- Born: Chukwuma Bamidele Azikiwe February 1940
- Died: 10 May 2015 (aged 75) Onitsha, Anambra State
- Education: Harvard College, Harvard Business School
- Occupations: Politician; businessman;
- Title: Owelle-Osowa-Anya of Onitsha
- Parents: Nnamdi Azikiwe; Flora Azikiwe;
- Relatives: Deborah Adadevoh (cousin);

= Chukwuma Azikiwe =

Nigerian politician (1940–2015)

Chief Chukwuma Bamidele Azikiwe (February 1940 – 10 May 2015) was a Nigerian diplomat and political figure. He was the second Owelle-Osowa-Anya of Onitsha and the eldest son of President Nnamdi Azikiwe, the first holder of the chieftaincy.

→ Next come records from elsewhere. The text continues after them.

space_gym_amd/csrc/sg_kepler_pair_rollout.inc:

```

    using Integ = Integrator<2, 1, false, ACCEL>;
    __shared__ float spare[kSpare * kKeplerSpareFields * kBlock];
    __shared__ float ring[kRing * kHand * kBlock];
    __shared__ float rbuf[(kBlock / 64) * kKeplerReplayWords * kReplayCap];
    __shared__ uint32_t spare_hi[kBlock];
    __shared__ uint32_t handed[kBlock / 64], taken[kBlock / 64];
    __shared__ uint32_t rp_tail[kBlock / 64], rp_claim[kBlock / 64];
    const SgDev &c = *cfg;
    const bool discrete = c.discrete_actions != 0;
    const int tid = threadIdx.x & (kBlock - 1), pair = tid >> 6, lane = tid & 63;
    const bool pilot = threadIdx.x < kBlock;
    const int i = blockIdx.x * kBlock + tid;
    const bool live = i < c.num_envs;
    const int ii = live ? i : 0;
    const int64_t B = c.num_envs;
    KeplerEnv e;
    load_kepler_env(b, ii, e);
    uint2 ct = b.ctr[ii];
    float *const rb = rbuf + pair * kKeplerReplayWords * kReplayCap;
    if (!pilot) spare_hi[tid] = ct.y;
    if (threadIdx.x < kBlock / 64) { handed[threadIdx.x] = 0u; taken[threadIdx.x] = 0u; rp_tail[threadIdx.x] = 0u; rp_claim[threadIdx.x] = 0u; }
    __syncthreads();

    if (pilot) {
        __builtin_amdgcn_s_setprio(3);
        const bool hand_over = c.auto_reset && live;
        const bool auto_reset = c.auto_reset != 0;
        const bool rnd_orbit = c.randomize_orbit != 0;
        StepConsts kc = step_consts(c);
        float border_r = c.border_r;
        int max_steps = c.max_episode_steps;
        asm volatile("" : "+v"(kc.max_engine_force), "+v"(kc.h), "+v"(kc.half_world), "+v"(kc.gm), "+v"(kc.omega_limit), "+v"(kc.planet_r),
                          "+v"(kc.max_thruster_force), "+v"(kc.inv_moi), "+v"(kc.planet_r_d), "+v"(border_r), "+v"(max_steps));
        double2 orb = rnd_orbit ? b.orbd[ii] : make_double2(1.0, 0.0);
        float2 a_next = load_action_raw(discrete, actions, ii);
        uint32_t taken_seen = 0u;
        uint32_t head = 0u, tail_seen = 0u;
        for (int t = 0; t < n_steps; t++) {
            const float2 a_raw = decode_action(discrete, a_next);
            float a0 = a_raw.x, a1 = a_raw.y;
            if (t + 1 < n_steps) a_next = load_action_raw(discrete, actions, (int64_t)(t + 1) * B + ii);
            if (t - (int)taken_seen >= kRing && !wait_flag<SG_PILOT_SLEEP>(&taken[pair], (uint32_t)(t - kRing + 1), &taken_seen)) { *status = 1; break; }
            if (head + 64u - tail_seen > (uint32_t)kReplayCap) tail_seen = lds_flag_load_uniform(&rp_tail[pair]);
            const bool defer = hand_over && head + 64u - tail_seen <= (uint32_t)kReplayCap;
            const int slot = t % kRing;
            StepResult r;
            int rk;
            {
                float engine, F, om, om0, alpha;
                translate_action(a0, a1, kc.max_engine_force, engine, F, om);
                if (ACCEL && kc.steering_acceleration) { om0 = e.om; alpha = (a1 * kc.max_thruster_force) * kc.inv_moi; }
                else { om0 = om; alpha = 0.0f; }
                const float cax[2] = {0.0f, 0.0f}, cay[2] = {0.0f, 0.0f}, cR[2] = {kc.planet_r, border_r};
                const double cRd[2] = {kc.planet_r_d, (double)border_r};
                Integ I;
                I.begin(kc.h, kc.half_world, kc.gm, F, om0, alpha, kc.omega_limit, e.x, e.y, e.th, e.vx, e.vy, cax, cay, cR, cRd);
                rk = I.run(r, [&]() __attribute__((always_inline)) -> bool { return defer; });
            }
            const bool replayed = rk == kRkEventDeferred;
            {
                const unsigned long long dm = __ballot(replayed);
                if (dm) {
                    if (replayed) {
                        float *q = rb + (head + (uint32_t)__popcll(dm & ((1ull << lane) - 1ull))) % (uint32_t)kReplayCap;
                        const uint64_t uc = __double_as_longlong(orb.x), us = __double_as_longlong(orb.y);
                        q[0] = __uint_as_float(((uint32_t)t << 6) | (uint32_t)lane);
                        q[1 * kReplayCap] = e.x; q[2 * kReplayCap] = e.y; q[3 * kReplayCap] = e.th; q[4 * kReplayCap] = e.vx;
                        q[5 * kReplayCap] = e.vy; q[6 * kReplayCap] = e.om; q[7 * kReplayCap] = a_raw.x; q[8 * kReplayCap] = a_raw.y;
                        q[9 * kReplayCap] = e.phi; q[10 * kReplayCap] = e.ecc;
                        q[11 * kReplayCap] = __uint_as_float((uint32_t)uc); q[12 * kReplayCap] = __uint_as_float((uint32_t)(uc >> 32));
                        q[13 * kReplayCap] = __uint_as_float((uint32_t)us); q[14 * kReplayCap] = __uint_as_float((uint32_t)(us >> 32));
                    }
                    head += (uint32_t)__popcll(dm);
                }
            }
            e.x = (float)((double)e.x + r.dXd); e.y = (float)((double)e.y + r.dYd); e.vx = r.vx; e.vy = r.vy; e.om = r.om;
            e.th = wrap_two_pi(e.th + r.dth);
            {
                float *q = ring + (slot * kHand) * kBlock + tid;
                const uint64_t ux = __double_as_longlong(r.dXd), uy = __double_as_longlong(r.dYd);
                q[0 * kBlock] = __uint_as_float((uint32_t)ux); q[1 * kBlock] = __uint_as_float((uint32_t)(ux >> 32));
                q[2 * kBlock] = __uint_as_float((uint32_t)uy); q[3 * kBlock] = __uint_as_float((uint32_t)(uy >> 32));
                q[4 * kBlock] = e.th; q[5 * kBlock] = e.vx; q[6 * kBlock] = e.vy; q[7 * kBlock] = e.om;
                q[8 * kBlock] = __uint_as_float((uint32_t)r.done | (replayed ? 2u : 0u));
            }
            lds_flag_store(&handed[pair], (uint32_t)(t + 1));
            const uint32_t el = ct.x + 1u;
            const int trunc = !r.done && (int)el >= max_steps;
            const bool restart = live && (r.done | trunc) && auto_reset;
            if (live) ct.x = el;
            if (restart) {
                const uint32_t k = ct.y + 1u;
                if ((int32_t)(lds_flag_load(&spare_hi[tid]) - k) >= 0) {
                    const float *q = spare + ((int)(k % (uint32_t)kSpare) * kKeplerSpareFields) * kBlock + tid;
                    e.x = q[0 * kBlock]; e.y = q[1 * kBlock]; e.th = q[2 * kBlock]; e.vx = q[3 * kBlock];
                    e.vy = q[4 * kBlock]; e.om = q[5 * kBlock];
                    if (rnd_orbit) {
                        e.phi = q[6 * kBlock]; e.ecc = q[7 * kBlock];
                        const uint64_t uc = (uint64_t)__float_as_uint(q[8 * kBlock]) | ((uint64_t)__float_as_uint(q[9 * kBlock]) << 32);
                        const uint64_t us = (uint64_t)__float_as_uint(q[10 * kBlock]) | ((uint64_t)__float_as_uint(q[11 * kBlock]) << 32);
                        orb = make_double2(__longlong_as_double((long long)uc), __longlong_as_double((long long)us));
                    }
                } else {
                    ShipInit s;
                    kepler_reset(c, c.env_index_base + (uint32_t)i, k, s, e.phi, e.ecc);
                    e.x = s.x; e.y = s.y; e.th = s.th; e.vx = s.vx; e.vy = s.vy; e.om = s.om;
                    if (rnd_orbit) orb = make_double2(cos((double)e.phi), sin((double)e.phi));
                }
                ct = make_uint2(0u, k);
            }
        }
        if (live) {
            b.q0[i] = make_float4(e.x, e.y, e.th, e.vx);
            reinterpret_cast<float2 *>(b.q1 + i)[0] = make_float2(e.vy, e.om);
            b.ctr[i] = ct;
        }
        {
            uint32_t lo = 0u;
            if (lane == 0) lo = atomicMax(&rp_claim[pair], head);
            lo = (uint32_t)__builtin_amdgcn_readfirstlane((int)lo);
            __builtin_amdgcn_fence(__ATOMIC_SEQ_CST, "wavefront");
#pragma unroll 1
            while ((int32_t)(head - lo) > 0) {
                const uint32_t n = min(head - lo, 64u);
                kepler_replay_pass<ACCEL>(c, rb, lo, n, lane, i - lane, B, reward, tl, nullptr SG_ROLLOUT_RS);
                lo += n;
            }
        }
        return;
    }

    const int wave_env0 = i - lane;
    KeplerStepConsts fc = kepler_step_consts(c);
#if SG_ROLLOUT_PROFILED
    {
        const KeplerRewardView v = rs.kepler(c, ii);
        fc.k_C = v.k_C; fc.k_Cr = v.k_Cr; fc.k_Ca = v.k_Ca;
    }
#endif
    asm volatile("" : "+v"(fc.k_gm), "+v"(fc.k_C), "+v"(fc.k_Cr), "+v"(fc.k_phi), "+v"(fc.k_ecc), "+v"(fc.k_a), "+v"(fc.k_Ca));
    Orbit ob_fixed = fixed_orbit(c);
    asm volatile("" : "+v"(ob_fixed.a), "+v"(ob_fixed.b), "+v"(ob_fixed.c), "+v"(ob_fixed.ecc), "+v"(ob_fixed.cosphi), "+v"(ob_fixed.sinphi),
                      "+v"(ob_fixed.a_over_b), "+v"(ob_fixed.b_over_a), "+v"(ob_fixed.inv_a));
    float max_engine_force = c.max_engine_force;
    int max_steps = c.max_episode_steps;
    asm volatile("" : "+v"(max_engine_force), "+v"(max_steps));
    const bool rnd_orbit = c.randomize_orbit != 0, auto_reset = c.auto_reset != 0;
    uint32_t hi = ct.y;
    double2 orb = c.randomize_orbit ? b.orbd[ii] : make_double2(1.0, 0.0);
    auto refill = [&]() {
        if (hi - ct.y < (uint32_t)kSpare) {
            ShipInit s;
            float phi = e.phi, ecc = e.ecc;
            kepler_reset(c, c.env_index_base + (uint32_t)ii, hi + 1u, s, phi, ecc);
            float *q = spare + ((int)((hi + 1u) % (uint32_t)kSpare) * kKeplerSpareFields) * kBlock + tid;
            q[0 * kBlock] = s.x; q[1 * kBlock] = s.y; q[2 * kBlock] = s.th; q[3 * kBlock] = s.vx; q[4 * kBlock] = s.vy;
            q[5 * kBlock] = s.om; q[6 * kBlock] = phi; q[7 * kBlock] = ecc;
            if (c.randomize_orbit) {
                const uint64_t uc = __double_as_longlong(cos((double)phi)), us = __double_as_longlong(sin((double)phi));
                q[8 * kBlock] = __uint_as_float((uint32_t)uc); q[9 * kBlock] = __uint_as_float((uint32_t)(uc >> 32));
                q[10 * kBlock] = __uint_as_float((uint32_t)us); q[11 * kBlock] = __uint_as_float((uint32_t)(us >> 32));
            }
            hi += 1u;
            lds_flag_store(&spare_hi[tid], hi);
        }
    };
    constexpr uint32_t kKeep = 1u;
    if (c.auto_reset) refill();
    uint32_t tail = 0u, complete = 0u;
    bool mine = true;
    for (int t = 0; t < n_steps; t++) {
        float a0, a1;
        load_action(discrete, actions, (int64_t)t * B + ii, a0, a1);
        if (!wait_flag(&handed[pair], (uint32_t)(t + 1))) { *status = 2; break; }
        double dXd, dYd;
        float th, vx, vy, om;
        int dn;
        bool replayed;
        {
            const int slot = t % kRing;
            const float *q = ring + (slot * kHand) * kBlock + tid;
            const uint64_t ux = (uint64_t)__float_as_uint(q[0 * kBlock]) | ((uint64_t)__float_as_uint(q[1 * kBlock]) << 32);
            const uint64_t uy = (uint64_t)__float_as_uint(q[2 * kBlock]) | ((uint64_t)__float_as_uint(q[3 * kBlock]) << 32);
            dXd = __longlong_as_double((long long)ux); dYd = __longlong_as_double((long long)uy);
            th = q[4 * kBlock]; vx = q[5 * kBlock]; vy = q[6 * kBlock]; om = q[7 * kBlock];
            const uint32_t w8 = __float_as_uint(q[8 * kBlock]);
            dn = (int)(w8 & 1u);
            replayed = (w8 & 2u) != 0u;
            complete += (uint32_t)__popcll(__ballot(replayed));
        }
        lds_flag_store(&taken[pair], (uint32_t)(t + 1));
        float engine, F, om_cmd;
        translate_action(a0, a1, max_engine_force, engine, F, om_cmd);
        Orbit ob = ob_fixed;
        if (rnd_orbit) ob = make_orbit(fc.k_a, (double)e.ecc, orb.x, orb.y);
        const float r = kepler_reward(fc, ob, e.x, e.y, dXd, dYd, vx, vy, engine, a1);
        e.x = (float)((double)e.x + dXd); e.y = (float)((double)e.y + dYd); e.vx = vx; e.vy = vy; e.om = om; e.th = th;
        const uint32_t el = ct.x + 1u;
        const int trunc = !dn && (int)el >= max_steps;
        const int fin = dn | trunc;
        const bool restart = live && fin && auto_reset;
        ct.x = el;
        if (tl.count && __any(restart && !replayed)) {
            float ot[10];
            kepler_observe(fc, e, ot);
            term_append<10>(tl, restart && !replayed, t, i, ot);
        }
        if (auto_reset && __any(live && hi - ct.y < (restart ? kKeep + 1u : kKeep))) refill();
        if (restart) {
            ct = make_uint2(0u, ct.y + 1u);
            const float *q = spare + ((int)(ct.y % (uint32_t)kSpare) * kKeplerSpareFields) * kBlock + tid;
            e.x = q[0 * kBlock]; e.y = q[1 * kBlock]; e.th = q[2 * kBlock]; e.vx = q[3 * kBlock]; e.vy = q[4 * kBlock];
            e.om = q[5 * kBlock]; e.phi = q[6 * kBlock]; e.ecc = q[7 * kBlock];
            if (rnd_orbit) {
                const uint64_t uc = (uint64_t)__float_as_uint(q[8 * kBlock]) | ((uint64_t)__float_as_uint(q[9 * kBlock]) << 32);
                const uint64_t us = (uint64_t)__float_as_uint(q[10 * kBlock]) | ((uint64_t)__float_as_uint(q[11 * kBlock]) << 32);
                orb = make_double2(__longlong_as_double((long long)uc), __longlong_as_double((long long)us));
            }
        }
        float o[10];
        kepler_observe(fc, e, o);
        if (live) {
            const int64_t row = (int64_t)t * B + i;
            store_row(obs, row, o);
            if (!replayed) reward[row] = r;
            done[row] = (uint8_t)fin;
            truncated[row] = (uint8_t)trunc;
        }
        if (complete - tail >= (uint32_t)kReplayAt && mine) {
            const uint32_t n = min(complete - tail, 64u);
            uint32_t got = 0u;
            if (lane == 0) got = atomicCAS(&rp_claim[pair], tail, tail + n);
            mine = (uint32_t)__builtin_amdgcn_readfirstlane((int)got) == tail;
            if (mine) {
                __builtin_amdgcn_fence(__ATOMIC_ACQUIRE, "workgroup", "local");
                kepler_replay_pass<ACCEL>(c, rb, tail, n, lane, wave_env0, B, reward, tl, &rp_tail[pair] SG_ROLLOUT_RS);
                tail += n;
            }
        }
    }
    if (live && c.randomize_orbit) b.orbd[i] = orb;
    if (live) reinterpret_cast<float2 *>(b.q1 + i)[1] = make_float2(e.phi, e.ecc);
```

Before: 31.09 billion.

## Compute heading sin/cos once per step and hand it through ring and spares

Each step's heading sin/cos is computed once by the integrating (pilot) wave after updating theta. It is reused for the next step's integrator begin and passed through the LDS handoff ring and spare-episode slots, so the consumer wave no longer recomputes it for observations. This moves transcendental work off the consumer side and removes a duplicate sincos per step. In exchange the ring grows from 9 to 10 words per slot, and spare records grow by two fields. To limit the larger LDS footprint, the goal ring depth is capped at 4 when N>3, which may reduce pilot/consumer slack.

==Education and political career==
Azikiwe studied at Harvard College where he participated in track and field (broad jump) and graduated in 1963. He then graduated from Harvard Business School in 1964. He ran unsuccessfully for the Social Democratic Party Anambra State gubernatorial nomination in 1991. After his father died in 1996, he succeeded him as the second Owelle-Osowa-Anya of Onitsha.

==Death==
Azikiwe died at Borommeo Hospital in Onitsha on 10 May 2015 at the age of 75. He is said to have suffered from respiratory ailments prior to his death. While the Nigerian federal government indicated interest to give him a state burial in which the burial activities were coordinated through some Nigeria State Governors (Lagos, Anambra, Enugu, Oyo, and Kaduna states) at that period, the burial was sponsored by the Anambra State Government.